If this year’s economy is expected to get just slightly better, with perhaps a few more jobs and not as many threats of business closings, there are at least five big issues awaiting the ministrations of the 76 lawmakers.
Taxes top the list.
Just last year, the Democratic-controlled Legislature and Democratic Gov. Neil Abercrombie pushed through a historic $600 million tax increase. Some were new taxes and some were temporarily abolished tax breaks. The Council on Revenues flatly said the projected new tax money isn’t showing up. As it turns out, Hawaii businesses are not populated by people looking to give money to the tax collectors and they have found ways to avoid the tax increases.
At the same time, the state budget is just only sort of balanced and by fiscal 2014 we will be short $164 million, with the chasm between money collected and money spent growing deeper every year.
You know the drill: Cut services, stop hiring, stop spending and raise taxes — or go to item No. 2: Bring in a casino.
The pro-gaming forces are gathering and they feel this year could be the perfect storm with a budget written in red, the rising fear of raising taxes in an election year or simply allowing a casino company to pay the state maybe $400 million a year in return for setting up shop in Waikiki. Rumors abound, but one more negative Council on Revenues meeting could be the tipping point.
Meanwhile, items No. 3 and No. 4 are new losses. Hawaii was staggered in December as the Hawaii Medical Center folded operations in Liliha and Ewa. This was not a minor blip. Those two hospitals employed 1,000 people and their closures meant that Hawaii lost the only organ transplant center in our island state and the only full-service emergency hospital in West Oahu.

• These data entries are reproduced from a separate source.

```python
SIGNATURES = {
    "roma_abi_version": [],
    "roma_last_error": [],
    "roma_local_corr": [c_void_p, c_void_p, c_void_p, c_void_p, c_int, c_int, c_int, c_int, c_int, c_int,
                        c_int, c_int, c_int, c_int, c_int, c_int, c_int, c_void_p],
    "roma_warp_bilinear": [c_void_p, c_void_p, c_void_p, c_int, c_int, c_int, c_int, c_int, c_int, c_int,
                           c_int, c_int, c_int, c_int, c_int, c_void_p],
    "roma_disp_emb": [c_void_p, c_void_p, c_void_p, c_void_p, c_int, c_int, c_int, c_int, c_float, c_int, c_int, c_int, c_void_p],
    "roma_interp_bilinear": [c_void_p, c_void_p, c_int, c_int, c_int, c_int, c_int, c_void_p],
    "roma_interp_bilinear_pair": [c_void_p, c_void_p, c_int, c_void_p, c_void_p, c_int, c_int, c_int, c_int, c_int, c_void_p],
    "roma_refiner_assemble": [c_void_p, c_void_p, c_void_p, c_void_p, c_void_p, c_int, c_int, c_int, c_int, c_int, c_int, c_int, c_int,
                              c_int, c_int, c_int, c_float, c_int, c_void_p],
    "roma_project_skinny": [c_void_p, c_void_p, c_void_p, c_void_p, c_long, c_int, c_int, c_int, c_int, c_int, c_void_p],
    "roma_flow_update": [c_void_p, c_void_p, c_void_p, c_void_p, c_int, c_int, c_int, c_float, c_float, c_void_p],
    "roma_cls_to_flow_refine": [c_void_p, c_void_p, c_void_p, c_int, c_int, c_int, c_long, c_long, c_long, c_int, c_void_p],
    "roma_cos_kernel": [c_void_p, c_void_p, c_void_p, c_int, c_int, c_int, c_int, c_int, c_int, c_int, c_int, c_float, c_float,
                        c_float, c_void_p],
    "roma_add_layernorm": [c_void_p, c_int, c_long, c_void_p, c_int, c_long, c_void_p, c_void_p, c_void_p, c_void_p, c_int, c_long,
                           c_long, c_int, c_float, c_void_p],
    "roma_attention_fwd": [c_void_p, c_void_p, c_void_p, c_void_p, c_int, c_int, c_int, c_int, c_int] + [c_long] * 12 + [c_float, c_int, c_void_p],
    "roma_chol_diag_block": [c_void_p, c_int, c_long, c_void_p, c_int, c_long, c_int, c_int, c_void_p, c_int, c_void_p],
    "roma_chol_step": [c_void_p, c_int, c_long, c_int, c_int, c_int, c_int, c_void_p, c_int, c_long, c_void_p, c_int, c_long,
                       c_void_p, c_int, c_long, c_void_p, c_int, c_int, c_void_p],
    "roma_chol_subst_step": [c_int, c_void_p, c_int, c_long, c_void_p, c_long, c_long, c_int, c_void_p, c_long, c_long, c_int, c_int,
                             c_void_p, c_int, c_long, c_int, c_int, c_int, c_int, c_int, c_void_p],
    "roma_match_finalize": [c_void_p, c_void_p, c_void_p, c_void_p, c_void_p, c_int, c_int, c_int, c_int, c_int, c_int, c_void_p],
    "roma_kde_density": [c_void_p, c_void_p, c_int, c_int, c_float, c_int, c_void_p],
    "roma_nn_argmin": [c_void_p, c_void_p, c_void_p, c_int, c_int, c_void_p],
    "roma_race_keys": [c_void_p, c_void_p, c_void_p, c_long, c_float, ctypes.c_uint, ctypes.c_uint, c_void_p],
    "roma_race_select_workspace": [c_int, c_long, c_int],
    "roma_race_select": [c_void_p, c_void_p, c_void_p, c_int, c_long, c_int, c_float, ctypes.c_uint, c_void_p, c_void_p, c_void_p, c_long,
                         c_void_p],
    "roma_kde_density_batch": [c_void_p, c_void_p, c_void_p, c_int, c_long, c_int, c_int, c_float, c_int, c_void_p],
    "roma_dwconv5x5_bn_relu": [c_void_p, c_void_p, c_void_p, c_void_p, c_void_p, c_int, c_int, c_int, c_int, c_int, c_int, c_int, c_void_p],
    "roma_resample_u8": [c_void_p, c_void_p, c_int, c_int, c_int, c_int, c_int, c_void_p, c_void_p, c_int, c_void_p],
    "roma_normalize_u8": [c_void_p, c_void_p, c_int, c_int, c_void_p, c_void_p, c_void_p],
    "roma_bias_relu_nchw": [c_void_p, c_void_p, c_int, c_int, c_int, c_int, c_void_p],
    "roma_bias_relu_pool2_nchw": [c_void_p, c_void_p, c_void_p, c_int, c_int, c_int, c_int, c_int, c_void_p],
    "roma_bias_relu_nhwc": [c_void_p, c_void_p, c_long, c_int, c_int, c_void_p],
    "roma_bias_relu_pool2_nhwc": [c_void_p, c_void_p, c_void_p, c_int, c_int, c_int, c_int, c_int, c_void_p],
    "roma_maxpool2_nhwc": [c_void_p, c_void_p, c_int, c_int, c_int, c_int, c_int, c_void_p],
    "roma_conv3x3_bias_relu": [c_void_p, c_void_p, c_void_p, c_void_p, c_int, c_int, c_int, c_int, c_int, c_int, c_int, c_int, c_int, c_void_p],
    "roma_conv3x3_bias_relu_instances": [c_int, c_char_p, c_int],
    "roma_pointwise_mfma": [c_void_p, c_void_p, c_void_p, c_void_p, c_long, c_int, c_int, c_int, c_int, c_int, c_void_p],
    "roma_refiner_block": [c_void_p, c_void_p, c_void_p, c_void_p, c_void_p, c_void_p, c_void_p, c_int, c_int, c_int, c_int, c_int, c_int,
                           c_int, c_int, c_void_p],
    "roma_refiner_block_mid": [c_void_p, c_void_p, c_void_p, c_void_p, c_void_p, c_void_p, c_void_p, c_int, c_int, c_int, c_int, c_int, c_int,
                               c_int, c_void_p],
    "roma_refiner_wide_pack": [c_void_p, c_void_p, c_int],
    "roma_refiner_wide_taps": [c_void_p, c_void_p, c_int],
    "roma_jpeg_info": [c_void_p, c_long, c_void_p],
    "roma_jpeg_entropy_decode": [c_void_p, c_long, c_void_p, c_void_p],
    "roma_jpeg_reconstruct": [c_void_p, c_void_p, c_void_p, c_void_p, c_void_p, c_void_p],
    "roma_refiner_block_wide": [c_void_p, c_void_p, c_void_p, c_void_p, c_void_p, c_void_p, c_void_p, c_int, c_int, c_int, c_int, c_int, c_int,
                                c_int, c_void_p],
    "roma_refiner_head": [c_void_p, c_void_p, c_void_p, c_void_p, c_void_p, c_void_p, c_void_p, c_int, c_int, c_int, c_int, c_int, c_int,
                          c_float, c_float, c_void_p],
    "roma_pointwise_small": [c_void_p, c_void_p, c_void_p, c_void_p, c_long, c_int, c_int, c_int, c_int, c_void_p],
    "roma_tiny_corr_posembed": [c_void_p, c_void_p, c_void_p, c_int, c_int, c_int, c_int, c_int, c_int, c_int, c_void_p],
    "roma_ransac_workspace": [c_int, c_int, c_int, c_int, c_void_p],
    "roma_ransac_hypotheses": [c_int, c_void_p, c_void_p, c_int, c_int, c_int, c_float, ctypes.c_uint, c_int, c_void_p, c_long, c_void_p],
    "roma_ransac_select": [c_int, c_void_p, c_void_p, c_int, c_int, c_int, c_float, c_int, c_void_p, c_long, c_void_p, c_void_p,
                           c_void_p],
    "roma_ransac_hypotheses_ex": [c_int, c_void_p, c_void_p, c_int, c_int, c_int, c_float, c_int, ctypes.c_uint, c_int, c_void_p, c_long,
                                  c_void_p],
    "roma_ransac_select_ex": [c_int, c_void_p, c_void_p, c_int, c_int, c_int, c_float, c_int, c_int, c_void_p, c_long, c_void_p, c_void_p,
                              c_void_p],
    "roma_magsac_table": [c_void_p, c_void_p],
    "roma_essential_workspace": [c_int, c_int, c_int, c_void_p],
    "roma_essential_hypotheses": [c_void_p, c_void_p, c_void_p, c_void_p, c_int, c_int, c_int, c_float, ctypes.c_uint, c_int, c_void_p,
                                  c_long, c_void_p],
    "roma_essential_select": [c_void_p, c_void_p, c_void_p, c_void_p, c_int, c_int, c_int, c_float, c_int, c_void_p, c_long, c_void_p,
                              c_void_p, c_void_p],
    "roma_essential_hypotheses_ex": [c_void_p, c_void_p, c_void_p, c_void_p, c_int, c_int, c_int, c_float, c_int, ctypes.c_uint, c_int,
                                     c_void_p, c_long, c_void_p],
    "roma_essential_select_ex": [c_void_p, c_void_p, c_void_p, c_void_p, c_int, c_int, c_int, c_float, c_int, c_int, c_void_p, c_long,
                                 c_void_p, c_void_p, c_void_p],
    "roma_recover_pose": [c_void_p, c_void_p, c_void_p, c_void_p, c_void_p, c_void_p, c_int, c_int, c_void_p, c_void_p, c_void_p,
                          c_void_p, c_void_p],
    "roma_refine_pose": [c_void_p, c_void_p, c_void_p, c_void_p, c_void_p, c_void_p, c_void_p, c_int, c_int, ctypes.c_double, c_int,
                         c_void_p, c_void_p, c_void_p, c_void_p, c_void_p, c_void_p, c_void_p],
    "roma_refine_fundamental": [c_void_p, c_void_p, c_void_p, c_void_p, c_int, c_int, ctypes.c_double, c_int, c_void_p, c_void_p, c_void_p,
                                c_void_p, c_void_p, c_void_p],
    "roma_refine_homography": [c_void_p, c_void_p, c_void_p, c_void_p, c_int, c_int, ctypes.c_double, c_int, c_void_p, c_void_p, c_void_p,
                               c_void_p, c_void_p, c_void_p],
    "roma_triangulate": [c_void_p, c_void_p, c_void_p, c_void_p, c_void_p, c_void_p, c_void_p, c_int, c_int, c_int, c_float, c_float,
                         c_void_p, c_void_p, c_void_p, c_void_p, c_void_p, c_void_p, c_void_p],
    "roma_triangulate_nview": [c_void_p, c_void_p, c_void_p, c_long, c_void_p, c_void_p, c_void_p, c_int, c_int, c_int, c_long, c_long,
                               c_float, c_int, c_int, c_int, c_float, c_float, c_void_p, c_void_p, c_void_p, c_void_p, c_void_p, c_void_p,
                               c_void_p],
    "roma_tracks_workspace": [c_int, c_void_p, c_int, c_void_p],
    "roma_build_tracks": [c_void_p, c_void_p, c_void_p, c_void_p, c_void_p, c_int, c_int, c_int, c_int, c_float, c_int, c_int, c_void_p,
                          c_void_p, c_void_p, c_void_p, c_void_p, c_void_p, c_void_p, c_long, c_void_p],
    "roma_warp_kpts": [c_void_p, c_int, c_void_p, c_void_p, c_void_p, c_void_p, c_void_p, c_int, c_int, c_int, c_int, c_int, c_int, c_int,
                       ctypes.c_double, c_void_p, c_void_p, c_void_p, c_void_p],
    "roma_dense_match_metrics": [c_void_p, c_long, c_void_p, c_void_p, c_void_p, c_void_p, c_void_p, c_int, c_int, c_int, c_int, c_int, c_int,
                                 c_int, c_int, ctypes.c_double, c_void_p, c_long, c_void_p, c_void_p, c_void_p, c_void_p, c_void_p],
    "roma_absolute_pose_workspace": [c_int, c_int, c_int, c_void_p],
    "roma_absolute_pose_hypotheses": [c_void_p, c_void_p, c_void_p, c_int, c_int, c_int, c_float, c_int, ctypes.c_uint, c_int, c_void_p,
                                      c_long, c_void_p],
# ... 63 lines not shown
```

roma_amd/csrc/cos_kernel.hip:

```cpp
#include "common.h"

namespace roma {
namespace {

typedef float f32x16 __attribute__((ext_vector_type(16)));
constexpr int BT = 64, KT = 16, LD = KT + 1;

template <typename T> __device__ __forceinline__ float4_t ld4(const T* p) {
  if constexpr (sizeof(T) == 4) {
    return *reinterpret_cast<const float4_t*>(p);
  } else {
    typedef T v4 __attribute__((ext_vector_type(4)));
    const v4 h = *reinterpret_cast<const v4*>(p);
    return float4_t{(float)h[0], (float)h[1], (float)h[2], (float)h[3]};
  }
}

template <typename T>
__global__ __launch_bounds__(256) void cos_kernel_mfma(const T* __restrict__ x, const T* __restrict__ y, float* __restrict__ K,
                                                       int N, int M, int D, int x_pitch, int y_pitch, int y_shift, float invT,
                                                       float eps, float diag_add) {
  __shared__ float sA[BT * LD], sB[BT * LD];
  __shared__ double sN[2 * BT];
  const int tid = threadIdx.x, lane = tid & 63, wave = tid >> 6;
  const int wr = wave >> 1, wc = wave & 1;
  const int b = blockIdx.z, n0 = blockIdx.y * BT, m0 = blockIdx.x * BT;
  const T* xb = x + (size_t)b * N * x_pitch;
  const T* yb = y + (size_t)((b + y_shift) % (int)gridDim.z) * M * y_pitch;
  f32x16 acc;
  double accd[16];
#pragma unroll
  for (int i = 0; i < 16; ++i) { acc[i] = 0.f; accd[i] = 0.0; }
  double nrm = 0.0;
  const int lr = tid >> 2, lc = (tid & 3) * 4;
  for (int k0 = 0; k0 < D; k0 += KT) {
    float4_t va{0, 0, 0, 0}, vb{0, 0, 0, 0};
    if (n0 + lr < N) va = ld4<T>(xb + (size_t)(n0 + lr) * x_pitch + k0 + lc);
    if (m0 + lr < M) vb = ld4<T>(yb + (size_t)(m0 + lr) * y_pitch + k0 + lc);
    __syncthreads();
#pragma unroll
    for (int i = 0; i < 4; ++i) {
      sA[lr * LD + lc + i] = va[i];
      sB[lr * LD + lc + i] = vb[i];
    }
    __syncthreads();
    if (tid < 2 * BT) {
      const float* r = (tid < BT ? sA : sB) + (tid & (BT - 1)) * LD;
#pragma unroll
      for (int i = 0; i < KT; ++i) nrm = __builtin_fma((double)r[i], (double)r[i], nrm);
    }
    const float* pa = sA + (wr * 32 + (lane & 31)) * LD + (lane >> 5);
    const float* pb = sB + (wc * 32 + (lane & 31)) * LD + (lane >> 5);
#pragma unroll
    for (int kk = 0; kk < KT; kk += 2) acc = __builtin_amdgcn_mfma_f32_32x32x2f32(pa[kk], pb[kk], acc, 0, 0, 0);
    if (((k0 / KT) & 3) == 3 || k0 + KT >= D) {
#pragma unroll
      for (int i = 0; i < 16; ++i) { accd[i] += (double)acc[i]; acc[i] = 0.f; }
    }
  }
  if (tid < 2 * BT) sN[tid] = sqrt(nrm);
  __syncthreads();
  const int col = lane & 31;
  const int m = m0 + wc * 32 + col;
  const double ny = sN[BT + wc * 32 + col];
#pragma unroll
  for (int r = 0; r < 16; ++r) {
    const int row = (r & 3) + 8 * (r >> 2) + 4 * (lane >> 5);
    const int n = n0 + wr * 32 + row;
    if (n < N && m < M) {
      const double c = accd[r] / (sN[wr * 32 + row] * ny + (double)eps);
      float v = (float)exp((c - 1.0) * (double)invT);
      if (n == m) v += diag_add;
      K[((size_t)b * N + n) * M + m] = v;
    }
  }
}

}
}

using namespace roma;

extern "C" int roma_cos_kernel(const void* x, const void* y, float* K, int B, int N, int M, int D, int dtype, int x_pitch,
                               int y_pitch, int y_batch_shift, float T, float eps, float diag_add, void* stream) {
  ROMA_REQUIRE(x && y && K, ROMA_E_ARG, "roma_cos_kernel: null pointer");
  ROMA_REQUIRE(B > 0 && N > 0 && M > 0 && D > 0, ROMA_E_SHAPE, "roma_cos_kernel: bad shape");
  ROMA_REQUIRE(D % KT == 0, ROMA_E_SHAPE, "roma_cos_kernel: D=%d must be a multiple of %d", D, KT);
  ROMA_REQUIRE(x_pitch >= D && y_pitch >= D, ROMA_E_SHAPE, "roma_cos_kernel: row pitch smaller than D");
  ROMA_REQUIRE(dtype >= ROMA_F32 && dtype <= ROMA_BF16, ROMA_E_DTYPE, "roma_cos_kernel: unknown dtype %d", dtype);
  const int e16 = dtype == ROMA_F32 ? 4 : 8;
  ROMA_REQUIRE(aligned16(x) && aligned16(y) && x_pitch % e16 == 0 && y_pitch % e16 == 0, ROMA_E_ALIGN,
               "roma_cos_kernel: x and y must be 16-byte aligned with row pitches that keep every row 16-byte aligned");
  ROMA_REQUIRE(y_batch_shift >= 0 && y_batch_shift < B, ROMA_E_ARG, "roma_cos_kernel: y_batch_shift %d outside [0, B)", y_batch_shift);
  ROMA_REQUIRE(T > 0.f, ROMA_E_ARG, "roma_cos_kernel: temperature must be positive");
  dim3 grid((M + BT - 1) / BT, (N + BT - 1) / BT, B);
  hipStream_t s = static_cast<hipStream_t>(stream);
#define ROMA_COS(TT)                                                                                                         \
  hipLaunchKernelGGL((cos_kernel_mfma<TT>), grid, dim3(256), 0, s, (const TT*)x, (const TT*)y, K, N, M, D, x_pitch, y_pitch, \
                     y_batch_shift, 1.f / T, eps, diag_add)
  if (dtype == ROMA_F32) ROMA_COS(float); else if (dtype == ROMA_F16) ROMA_COS(half_t); else ROMA_COS(bf16_t);
#undef ROMA_COS
  ROMA_CHECK_LAUNCH();
}
```

roma_amd/matcher.py:

```python
from __future__ import annotations

import math
import os
from collections import namedtuple
from typing import Dict, Optional
from warnings import warn

import numpy as np
import torch
import torch.nn as nn
import torch.nn.functional as F

from . import ops
from .transformer import Block, TransformerDecoder

IMAGENET_MEAN = (0.485, 0.456, 0.406)
IMAGENET_STD = (0.229, 0.224, 0.225)


def pixel_grid(b, h, w, device):
    ys = torch.linspace(-1 + 1 / h, 1 - 1 / h, h, device=device)
    xs = torch.linspace(-1 + 1 / w, 1 - 1 / w, w, device=device)
    return torch.stack((xs[None, :].expand(h, w), ys[:, None].expand(h, w)), dim=0)[None].expand(b, 2, h, w).contiguous()

# ... 168 lines not shown
                if impl == "split_mfma":
                    cur = ops.pointwise_mfma(rows, blk.wt_out_in, blk.bias, Dp)
                elif impl == "split_small":
                    cur = ops.pointwise_small(rows, blk.wt_in_out, blk.bias)
                else:
                    cur = torch.addmm(blk.bias, rows, blk.wt_in_out)
                cur = cur.view(B, h, w, Dp)
        return cur, P

    @torch.no_grad()
    def forward(self, x, y, flow, scale_factor=1, logits=None, dtype=None):
        flow = flow.float().contiguous()
        cur, P = self._body(x, y, flow, scale_factor, dtype or self.amp_dtype)
        B, h, w, Dp = cur.shape
        out = torch.addmm(P.bo, cur.reshape(B * h * w, Dp).float(), P.wo)
        out = out.view(B, h, w, self.out_dim).permute(0, 3, 1, 2).contiguous()
        return out[:, :-1], out[:, -1:]

    @torch.no_grad()
    def forward_update(self, x, y, flow, certainty, scale_factor, sx, sy, dtype=None, buf=None, batch_shift=0):
        cur, P = self._body(x, y, flow, scale_factor, dtype or self.amp_dtype, buf=buf, batch_shift=batch_shift)
        return ops.refiner_head(cur, P.wo, P.bo, flow, certainty, sx, sy)
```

Saying that Queen’s Medical Center may pick up the organ transplant business in six months is little comfort to people hoping for a new kidney or for heart attack victims in Lualualei. Somehow the state bears some responsibility for ensuring the health of its citizens. If the Abercrombie administration can urge a statewide tax on sugary drinks in order to raise money to treat diabetes, isn’t there an equally strong case to be made that the state make sure Hawaii has enough hospitals to treat our sick?
Times have changed since we were going to become the "Mayo Clinic of the Pacific." Now we just want emergency rooms without an all-night backlog.
Item No. 4 is your chance to buy a working Hawaii oil refinery because Tesoro Corp. wants to sell the plant that makes half of the state’s petroleum products. Already boasting the nation’s highest gasoline and electricity rates, the last thing the state needs is an oil refinery monopoly.
In the case of hospitals and oil refineries, the marketplace has spoken; it is time for government to figure out what to do.
And finally, there is the matter of the new public school teachers’ contract. Abercrombie won a verbal agreement with the teachers union. If an agreement is good news, the implementation is mostly a question mark. The contract is reportedly for six years and includes some unspecified raise.
Neither Abercrombie nor the union are giving particulars, but the state’s biggest union, the Hawaii Government Employees Association, has a clause in its contract saying if another public union gets a better deal, then the HGEA gets it, too.
Does the HGEA get a six-year contract with a pay raise? Can the state afford this? How?
Attempting to answer those questions and more is why the Legislature has to meet every year.